Dans le secteur de l’artisanat ou celui de l’entrepreneuriat, les femmes sont de plus en plus nombreuses depuis les dix dernières années. Dans ce milieu, la profession se féminise de plus en plus. Cela dit, leur parcours n’a pas été de tout repos. Zoom sur leurs témoignages.
Chahida Whibi, originaire de Nabeul, est l’exemple même d’une vraie militante que la vie n’a pas épargnée. Elle a perdu tout ce qu’elle avait : ses deux enfants, un qui avait 6 ans et l’autre 10 ans dans l’incendie de sa maison. Elle nous raconte avec émotion : « J’ai tout perdu quand ma maison a pris feu, je n’ai eu aucune compensation de la part de l’Etat. J’ai dû me relever toute seule, avec un mari hospitalisé, alors que j’étais enceinte et le médecin à cette époque m’a prévenue que l’enfant serait handicapé. Je ne savais plus quoi faire quand par hasard, j’ai rencontré un représentant d’Enda avec qui j’ai commencé à travailler, en me spécialisant dans la fabrication artisanale des produits du terroir comme la Bssissa.« .
Cela fait plus de 16 ans qu’elle fait ce travail. Elle ajoute: « Maintenant, je suis mon propre chef entrepreneur, je ne suis plus dans l’informel, mais au contraire, je dispose d’une patente et j’emploie 8 salariées que je considère comme mes proches ».
Chahida est devenue en revanche une référence dans le domaine de l’épicerie fine. Aujourd’hui, elle expose aussi bien dans les foires nationales qu’internationales. A ce jour, elle a obtenu un total de quatorze prêts d’une valeur de 31.700 dinars.
Autre exemple de réussite: Wafa Makhlouf qui incarne la jeunesse dans le monde politique. Elle est députée indépendante et présidente du CJD international. Elle déclare: » Je suis le fruit du système tunisien qui a réussi qu’on le veuille ou non ». Mariée à l’âge de 19 ans, et maman à l’âge de 21 ans, elle souligne qu’elle a obtenu sa maîtrise en finances, après 8 ans « parce qu’être maman et poursuivre ses études en même temps ce n’est pas évident, » a-t-elle indiqué.

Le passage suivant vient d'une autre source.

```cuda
// ... 34 lines not shown
  const int c0 = 64 * g + 16 * (warp & 3) + (lane >> 2);
  int tm_calls = 0;
  auto tile_max = [&](float mx) -> float {
#pragma unroll
    for (int o = 16; o > 0; o >>= 1) mx = fmaxf(mx, __shfl_xor_sync(0xffffffffu, mx, o));
    int* slot = tilemax + (tm_calls++ & 15);
    if (lane == 0) atomicMax(slot, __float_as_int(mx));
    workers_sync();
    return __int_as_float(*slot);
  };
  auto operand_ready = [&]() {
    fence_proxy_async();
    workers_sync();
  };
  int hb = 0;
  float d[64];
#pragma unroll
  for (int i = 0; i < 64; ++i) d[i] = 0.f;
  auto gemm = [&](const uint8_t* xop, int n_blk_half, bool accumulate) {
    for (int k = 0; k < n_blk_half; ++k, ++hb) {
      const int s = hb % N_RING, hf = hb & 1;
      mbar_wait(bar_full + 8 * s, (hb / N_RING) & 1);
      const uint32_t xh = smem_u32(xop) + (8 * hf) * X_LBO, xl = xh + X_BYTES;
      const uint32_t wh = sbase + N_OFF_WS + s * STAGE_BYTES + g * 1024, wl = wh + HALF_BYTES;
      gemm_3xf16(d, wh, wl, W_LBO, xh, xl, X_LBO, 2 * X_LBO, 4, accumulate || k > 0);
      __syncwarp();
      if (lane == 0) mbar_arrive(bar_empty + 8 * s);
    }
  };

  auto load_rows = [&](float scale) -> float {
    float mx = 0.f;
#pragma unroll 1
// ... 33 lines not shown
    if (s1 == 1.0f) break;
  }
  operand_ready();

  if (a.proj_only) {
    s3 = s1;
  } else {
    gemm(xa_hi, 2, false);
    gemm(xb_hi, 2, true);
    workers_sync();
    const float2 bias3 = make_float2(__ldg(a.b3 + c0), __ldg(a.b3 + c0 + 8));
    const float ds1 = a.w3_descale / s1;
#pragma unroll 1
    for (int pass = 0; pass < 2; ++pass) {
      float mx = 0.f;
#pragma unroll
      for (int j = 0; j < 16; ++j)
#pragma unroll
        for (int u = 0; u < 4; ++u) {
          const float v = fmaf(d[4 * j + u], ds1, (u & 2) ? bias3.y : bias3.x);
          mx = fmaxf(mx, fabsf(v));
          store_elem(xb_hi, xb_lo, c0 + (u & 2) * 4, 8 * j + 2 * q + (u & 1), silu_f(v) * s2);
        }
      if (pass == 1) break;
      s2 = pow2_scale_for(tile_max(mx));
      if (s2 == 1.0f) break;
    }
    operand_ready();
    gemm(xb_hi, 2, false);
    const float2 bias4 = make_float2(__ldg(a.b4 + c0), __ldg(a.b4 + c0 + 8));
    const float ds2 = a.w4_descale / s2;
    float mx = 0.f;
#pragma unroll
    for (int j = 0; j < 16; ++j)
#pragma unroll
      for (int u = 0; u < 4; ++u) {
        const int n = 8 * j + 2 * q + (u & 1), c = c0 + (u & 2) * 4;
        float* hp = a.h + (size_t)(g0 + n) * H + c;
        const float hv = n < n_live ? *hp : 0.f;
        const float o = (hv + fmaf(d[4 * j + u], ds2, (u & 2) ? bias4.y : bias4.x)) * nms[n];
        if (n < n_live) *hp = o;
        mx = fmaxf(mx, fabsf(o));
        d[4 * j + u] = o;
        store_elem(xa_hi, xa_lo, c, n, o);
      }
    s3 = pow2_scale_for(tile_max(mx));
    if (s3 != 1.0f) {
#pragma unroll
      for (int j = 0; j < 16; ++j)
#pragma unroll
        for (int u = 0; u < 4; ++u) store_elem(xa_hi, xa_lo, c0 + (u & 2) * 4, 8 * j + 2 * q + (u & 1), d[4 * j + u] * s3);
    }
    operand_ready();
  }

  for (int p = 0; p < a.n_proj; ++p) {
#pragma unroll 1
    for (int pt = 0; pt < 2; ++pt) {
      gemm(xa_hi, 2, false);
      const float2 bias = pt == 0 ? make_float2(__ldg(a.pb1[p] + c0), __ldg(a.pb1[p] + c0 + 8)) : make_float2(0.f, 0.f);
      float* ab = a.AB[p] + (size_t)g0 * 2 * H + pt * H;
      const float ds = a.p_descale[p] / s3;
      float mx = 0.f;
#pragma unroll
      for (int j = 0; j < 16; ++j)
#pragma unroll
        for (int u = 0; u < 4; ++u) {
          const int n = 8 * j + 2 * q + (u & 1);
          const float o = fmaf(d[4 * j + u], ds, (u & 2) ? bias.y : bias.x);
          if (n < n_live) { ab[(size_t)n * 2 * H + c0 + (u & 2) * 4] = o; mx = fmaxf(mx, fabsf(o)); }
        }
      const float tmx = tile_max(mx);
      if (tid < n_live) a.ABmax[p][(size_t)(g0 + tid) * 2 + pt] = tmx;
    }
  }
}

inline size_t pack_blocks(const std::vector<float>& W, int in_stride, int nblk, std::vector<__half>& blob,
                          float* descale) {
  while (blob.size() % 64) blob.push_back(__float2half(0.f));
// ... 15 lines not shown
          const float v = W[(size_t)c * in_stride + b * H + kc * 8 + u] * scale;
          const __half hi = __float2half_rn(v);
          const __half lo = __float2half_rn(v - __half2float(hi));
          blob[off + b * per + ((size_t)kc * H + c) * 8 + u] = hi;
          blob[off + b * per + (size_t)KC * H * 8 + ((size_t)kc * H + c) * 8 + u] = lo;
        }
  return off;
}

inline int pick_tile_nodes(int n, int num_sms) {
  const int per = (n + num_sms - 1) / std::max(num_sms, 1);
  return std::min(TM, std::max(8, (per + 7) & ~7));
}

inline dl_status configure_node() {
  if (cudaFuncSetAttribute(k_node_tc, cudaFuncAttributeMaxDynamicSharedMemorySize, N_SMEM_BYTES) != cudaSuccess) return DL_ERR_CUDA;
  return DL_OK;
}

inline void launch_node(int n, const NodeTcArgs& ta, cudaStream_t st) {
  const int grid = (n + ta.tile_nodes - 1) / ta.tile_nodes;
  launch_chain(k_node_tc, dim3(grid), dim3(NODE_TC_THREADS), N_SMEM_BYTES, st, n, ta);
}

}
}
```

### difflinker_b200/csrc/kernels_simt.cuh

```cuda
#pragma once
#include <curand_kernel.h>

#include "common.cuh"

namespace dl {

__global__ void k_plan_mol(int N, int graph_type, const int8_t* __restrict__ edge_mask,
                           const int8_t* __restrict__ node_mask, const float* __restrict__ linker_mask,
                           int* __restrict__ rowidx, int* __restrict__ colidx, int* __restrict__ xrowidx,
                           int* __restrict__ nr, int* __restrict__ nc, int* __restrict__ nxr) {
  extern __shared__ int sm_plan[];
  int* rowlive = sm_plan;
  int* collive = sm_plan + N;
  const int b = blockIdx.x;
  const int tid = threadIdx.x, lane = tid & 31, warp = tid >> 5, nwarp = blockDim.x >> 5;
  for (int i = tid; i < N; i += blockDim.x) { rowlive[i] = 0; collive[i] = 0; }
  __syncthreads();
  if ((graph_type == 0 || graph_type == 4) && edge_mask != nullptr) {
    const int8_t* em = edge_mask + (size_t)b * N * N;
    for (int i = warp; i < N; i += nwarp) {
      int any = 0;
      for (int j = lane; j < N; j += 32) {
        int v = em[(size_t)i * N + j];
        if (v != 0) { any = 1; collive[j] = 1; }
// ... 153 lines not shown
struct PrepArgs {
  const float* xh;
  const int8_t* node_mask;
  const float* linker_mask;
  const float* t;
  int t_numel;
  const float* context;
  const float* We_t;
  const float* be;
  ProjW proj;
  float* nm;
  float* x0;
  float* x;
  float4* x04;
  float4* x4;
  int* cls;
  float* h;
  float* AB;
  float* ABmax;
  const float* coef;
  const int* step_prep;
  int* step_fin;
};

__global__ void __launch_bounds__(256) k_prep(Geom gm, PrepArgs a) {
  __shared__ __align__(16) float hs[NODE_TM * LDX];
  __shared__ float hin[NODE_TM][MAX_DIN];
  const int tid = threadIdx.x, lane = tid & 31, warp = tid >> 5;
  const int n_total = gm.B * gm.N;
  const int g0 = blockIdx.x * NODE_TM;
// ... 20 lines not shown
        int cidx = d - (gm.D - gm.C);
        v = a.context[(size_t)g * gm.C + cidx];
      }
    }
    hin[r][d] = v;
  }
  if (tid < NODE_TM) {
    int g = g0 + tid;
    if (g < n_total) {
      float m = (float)a.node_mask[g];
      a.nm[g] = m;
      for (int d = 0; d < 3; ++d) {
        float v = a.xh[(size_t)g * xd + d] * m;
        a.x0[(size_t)g * 3 + d] = v;
        a.x[(size_t)g * 3 + d] = v;
        if (a.x4 != nullptr) {
          reinterpret_cast<float*>(a.x04 + g)[d] = v;
          reinterpret_cast<float*>(a.x4 + g)[d] = v;
        }
      }
      if (gm.graph_type >= 1 && gm.graph_type <= 3) {
        int valid = m != 0.f;
        int pk = a.context[(size_t)g * gm.C + gm.C - 1] != 0.f;
        int fr = a.context[(size_t)g * gm.C + gm.C - 2] != 0.f;
        int lk = a.linker_mask != nullptr ? (a.linker_mask[g] != 0.f) : 0;
        int c = 0;
        if (valid) {
          if (gm.graph_type == 1) c = 1;
          else c = (lk || fr) ? 1 : (pk ? 2 : 3);
        }
        a.cls[g] = c;
      }
    }
// ... 282 lines not shown
  float* w5s = w0s + H;
  float* ems = w5s + H;
  float* cds = ems + ET;
  float* phis = cds + ET * 3;
  __shared__ float xacc[COORD ? 1 : 1];
  (void)xacc;

  const int tid = threadIdx.x, lane = tid & 31, warp = tid >> 5;
  const int N = gm.N;
  for (int idx = tid; idx < H * H / 4; idx += 256)
    reinterpret_cast<float4*>(W2s)[idx] = __ldg(reinterpret_cast<const float4*>(a.W2_t) + idx);
  if (tid < H) {
    b2s[tid] = a.b2[tid]; wds[tid] = a.wd[tid]; w0s[tid] = a.w0[tid];
    w5s[tid] = COORD ? a.w5[tid] : 0.f;
  }
  __syncthreads();

  auto divisor = [&](float cnt) { return !MEAN ? gm.normalization_factor : gm.graph_type == 0 ? (float)N : fmaxf(cnt, 1.f); };
  const int n_work = COORD ? *a.plan.n_xmols : *a.plan.n_items;
  for (int wi = blockIdx.x; wi < n_work; wi += gridDim.x) {
    int b, r_begin, r_count;
    if (COORD) { b = a.plan.xmols[wi]; r_begin = 0; r_count = a.plan.nxr[b]; }
    else { int4 it = a.plan.items[wi]; b = it.x; r_begin = it.y; r_count = it.z; }
    const int nc = a.plan.nc[b];
    const int* rows = (COORD ? a.plan.xrowidx : a.plan.rowidx) + (size_t)b * N;
    const int* cols = a.plan.colidx + (size_t)b * N;
    const size_t gb = (size_t)b * N;
    const int8_t* em_mol = a.edge_mask ? a.edge_mask + gb * N : nullptr;
    int per = nc >= ET ? 1 : ET / nc;
    if (per > MAXR) per = MAXR;
// ... 144 lines not shown
            }
            xrun += s;
            if (c0 + ET >= nc) {
              int i = rows[r_begin + rt + rr];
              float lm = a.linker_mask ? a.linker_mask[gb + i] : 1.f;
              float xv = a.x[(gb + i) * 3 + dim];
              a.x_out[(gb + i) * 3 + dim] = (xv + (xrun / divisor(runc)) * lm) * a.nm[gb + i];
            }
          }
        }
      }
    }
  }
}

__global__ void k_copy_x(int n3, const float* __restrict__ src, float* __restrict__ dst, const float4* __restrict__ src4,
                         float4* __restrict__ dst4) {
  int i = blockIdx.x * blockDim.x + threadIdx.x;
  if (i < n3) dst[i] = src[i];
  if (src4 != nullptr && i * 3 < n3) dst4[i] = src4[i];
}

enum { NOISE_TENSOR = 0, NOISE_BATCH = 1, NOISE_PER_MOLECULE = 2 };
struct NoiseRng {
  union {
    unsigned long long seed;
    const unsigned long long* seeds;
  };
  unsigned long long offset;
  unsigned long long per_draw;
  unsigned long long cx;
  int Sx, Sh;
  int F;
  int on;
  int g0;
  int N;
};
// ... 367 lines not shown
```

### difflinker_b200/csrc/kernels_tc.cuh

```cuda
#pragma once
#include <cuda_fp16.h>

#include <cmath>
#include <cstdio>
#include <type_traits>
#include <vector>

#include "../../include/difflinker_b200.h"
#include "kernels_simt.cuh"

namespace dl {
namespace tc {

constexpr bool AVAILABLE = true;
constexpr int TN = 128;
constexpr int MAXR = 32;
constexpr int KC = 16;
constexpr int W_LBO = H * 16;
constexpr int B_LBO = TN * 16 + 16;
constexpr int SBO = 128;
constexpr int W_BYTES = KC * W_LBO;
constexpr int B_BYTES = KC * B_LBO;
constexpr float F16_TARGET = 16384.0f;

// ... 102 lines not shown
__device__ __forceinline__ void fence_barrier_init() { asm volatile("fence.mbarrier_init.release.cluster;" ::: "memory"); }
__device__ __forceinline__ void fence_proxy_async() { asm volatile("fence.proxy.async.shared::cta;" ::: "memory"); }

__device__ __forceinline__ void bulk_g2s(uint32_t dst, const void* src, uint32_t bytes, uint32_t bar) {
  asm volatile("cp.async.bulk.shared::cluster.global.mbarrier::complete_tx::bytes [%0], [%1], %2, [%3];" ::"r"(dst),
               "l"(src), "r"(bytes), "r"(bar)
               : "memory");
}

__device__ __forceinline__ uint64_t wg_desc(uint32_t saddr, uint32_t lbo, uint32_t sbo) {
  return (uint64_t)((saddr & 0x3FFFFu) >> 4) | ((uint64_t)(lbo >> 4) << 16) | ((uint64_t)(sbo >> 4) << 32);
}
__device__ __forceinline__ void wg_fence() { asm volatile("wgmma.fence.sync.aligned;" ::: "memory"); }
__device__ __forceinline__ void wg_commit() { asm volatile("wgmma.commit_group.sync.aligned;" ::: "memory"); }
__device__ __forceinline__ void wg_wait_all() { asm volatile("wgmma.wait_group.sync.aligned 0;" ::: "memory"); }
__device__ __forceinline__ void fence_acc(float (&d)[64]) {
#pragma unroll
  for (int i = 0; i < 64; ++i) asm volatile("" : "+f"(d[i])::"memory");
}
template <int TRANS_B>
__device__ __forceinline__ void wgmma_m64n128k16(float (&d)[64], uint64_t adesc, uint64_t bdesc, uint32_t accumulate) {
  asm volatile(
      "{\n\t.reg .pred p;\n\t"
      "setp.ne.b32 p, %66, 0;\n\t"
      "wgmma.mma_async.sync.aligned.m64n128k16.f32.f16.f16 "
      "{%0, %1, %2, %3, %4, %5, %6, %7, %8, %9, %10, %11, %12, %13, %14, %15, %16, %17, %18, %19, %20, %21, %22, %23, %24, %25, %26, %27, %28, %29, %30, %31, %32, %33, %34, %35, %36, %37, %38, %39, %40, %41, %42, %43, %44, %45, %46, %47, %48, %49, %50, %51, %52, %53, %54, %55, %56, %57, %58, %59, %60, %61, %62, %63}, %64, %65, p, 1, 1, 0, %67;\n\t}"
      : "+f"(d[0]), "+f"(d[1]), "+f"(d[2]), "+f"(d[3]), "+f"(d[4]), "+f"(d[5]), "+f"(d[6]), "+f"(d[7]), "+f"(d[8]), "+f"(d[9]), "+f"(d[10]), "+f"(d[11]), "+f"(d[12]), "+f"(d[13]), "+f"(d[14]), "+f"(d[15]), "+f"(d[16]), "+f"(d[17]), "+f"(d[18]), "+f"(d[19]), "+f"(d[20]), "+f"(d[21]), "+f"(d[22]), "+f"(d[23]), "+f"(d[24]), "+f"(d[25]), "+f"(d[26]), "+f"(d[27]), "+f"(d[28]), "+f"(d[29]), "+f"(d[30]), "+f"(d[31]), "+f"(d[32]), "+f"(d[33]), "+f"(d[34]), "+f"(d[35]), "+f"(d[36]), "+f"(d[37]), "+f"(d[38]), "+f"(d[39]), "+f"(d[40]), "+f"(d[41]), "+f"(d[42]), "+f"(d[43]), "+f"(d[44]), "+f"(d[45]), "+f"(d[46]), "+f"(d[47]), "+f"(d[48]), "+f"(d[49]), "+f"(d[50]), "+f"(d[51]), "+f"(d[52]), "+f"(d[53]), "+f"(d[54]), "+f"(d[55]), "+f"(d[56]), "+f"(d[57]), "+f"(d[58]), "+f"(d[59]), "+f"(d[60]), "+f"(d[61]), "+f"(d[62]), "+f"(d[63])
      : "l"(adesc), "l"(bdesc), "r"(accumulate), "n"(TRANS_B));
}
template <int TRANS_B = 0>
__device__ __forceinline__ void mma_3xf16(float (&d)[64], uint32_t a_hi, uint32_t a_lo, uint32_t a_lbo, uint32_t b_hi,
                                          uint32_t b_lo, uint32_t b_lbo, uint32_t b_ks_stride, int nks, bool accumulate) {
#pragma unroll
  for (int ks = 0; ks < nks; ++ks) {
    const uint64_t ah = wg_desc(a_hi + ks * 2 * a_lbo, a_lbo, SBO), al = wg_desc(a_lo + ks * 2 * a_lbo, a_lbo, SBO);
    const uint64_t bh = wg_desc(b_hi + ks * b_ks_stride, b_lbo, SBO), bl = wg_desc(b_lo + ks * b_ks_stride, b_lbo, SBO);
    wgmma_m64n128k16<TRANS_B>(d, al, bh, (accumulate || ks > 0) ? 1u : 0u);
    wgmma_m64n128k16<TRANS_B>(d, ah, bl, 1u);
    wgmma_m64n128k16<TRANS_B>(d, ah, bh, 1u);
  }
}
template <int TRANS_B = 0>
__device__ __forceinline__ void gemm_3xf16(float (&d)[64], uint32_t a_hi, uint32_t a_lo, uint32_t a_lbo, uint32_t b_hi,
                                           uint32_t b_lo, uint32_t b_lbo, uint32_t b_ks_stride, int nks, bool accumulate) {
  fence_acc(d);
  wg_fence();
  mma_3xf16<TRANS_B>(d, a_hi, a_lo, a_lbo, b_hi, b_lo, b_lbo, b_ks_stride, nks, accumulate);
  wg_commit();
  wg_wait_all();
  fence_acc(d);
}
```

Selon elle, l’échec n’est pas une fatalité, il suffit de rebondir, peu importe l’âge qu’on a. Elle ajoute: « Plus on est déterminé, plus on va de l’avant. J’ai créé mon entreprise en 2003, j’ai travaillé sur le secteur de la collecte des déchets ménagers et le nettoyage des plages. Et le fait de faire partie de la société civile m’a permis d’intégrer le CJD et devenir la présidente du Conseil des jeunes dirigeants ( CJD) en 2011 ».
Evoquant les difficultés de survie des entreprises, elle a rappelé que le taux d’échec des entreprises s’élève à 95%, chiffre avancé par l’Agence de Promotion de l’Industrie et de l’Innovation. Selon elle, les clés de réussite d’une entreprise, à travers son expérience, est la diversification des produits et des clients.
Asma Ben Hamida, la « dame de fer », cofondatrice d’Enda, s’est construite une solide réputation au fil des années. Ce qui lui a valu le prix de la Femme d’influence de l’année 2016 pour son action pionnière dans la micro-finance en Tunisie.
Elle nous déclare : « 60% de nos affiliés sont des femmes. En 22 ans d’activité, nous avons vu défiler chez nous plus de 185.000 Tunisiens ». Sa vision de l’entrepreneuriat féminin : « il faut commencer petit ».
Et de continuer: « Tout le monde ne peut pas commencer comme Bill Gates. Aujourd’hui, des milliers de nos clientes sont devenues des jeunes entrepreneures ».
Sa botte secrète consiste à encourager tout esprit entrepreneurial. Elle précise également: « Nous avons tous été éduqués, malheureusement, pour devenir des salariés. Or il va falloir éradiquer cette mentalité et donner le goût de l’entrepreneuriat aux jeunes et aux femmes, même si cela n’a jamais été facile. Cela dit, il y a un début à tout. D’ailleurs, les Tunisiennes sont par nature des entrepreneures, il suffit de les accompagner au départ ».
« Quand on veut, on peut », dit l’adage. Ces dames, de vraies modèles à suivre, le prouvent.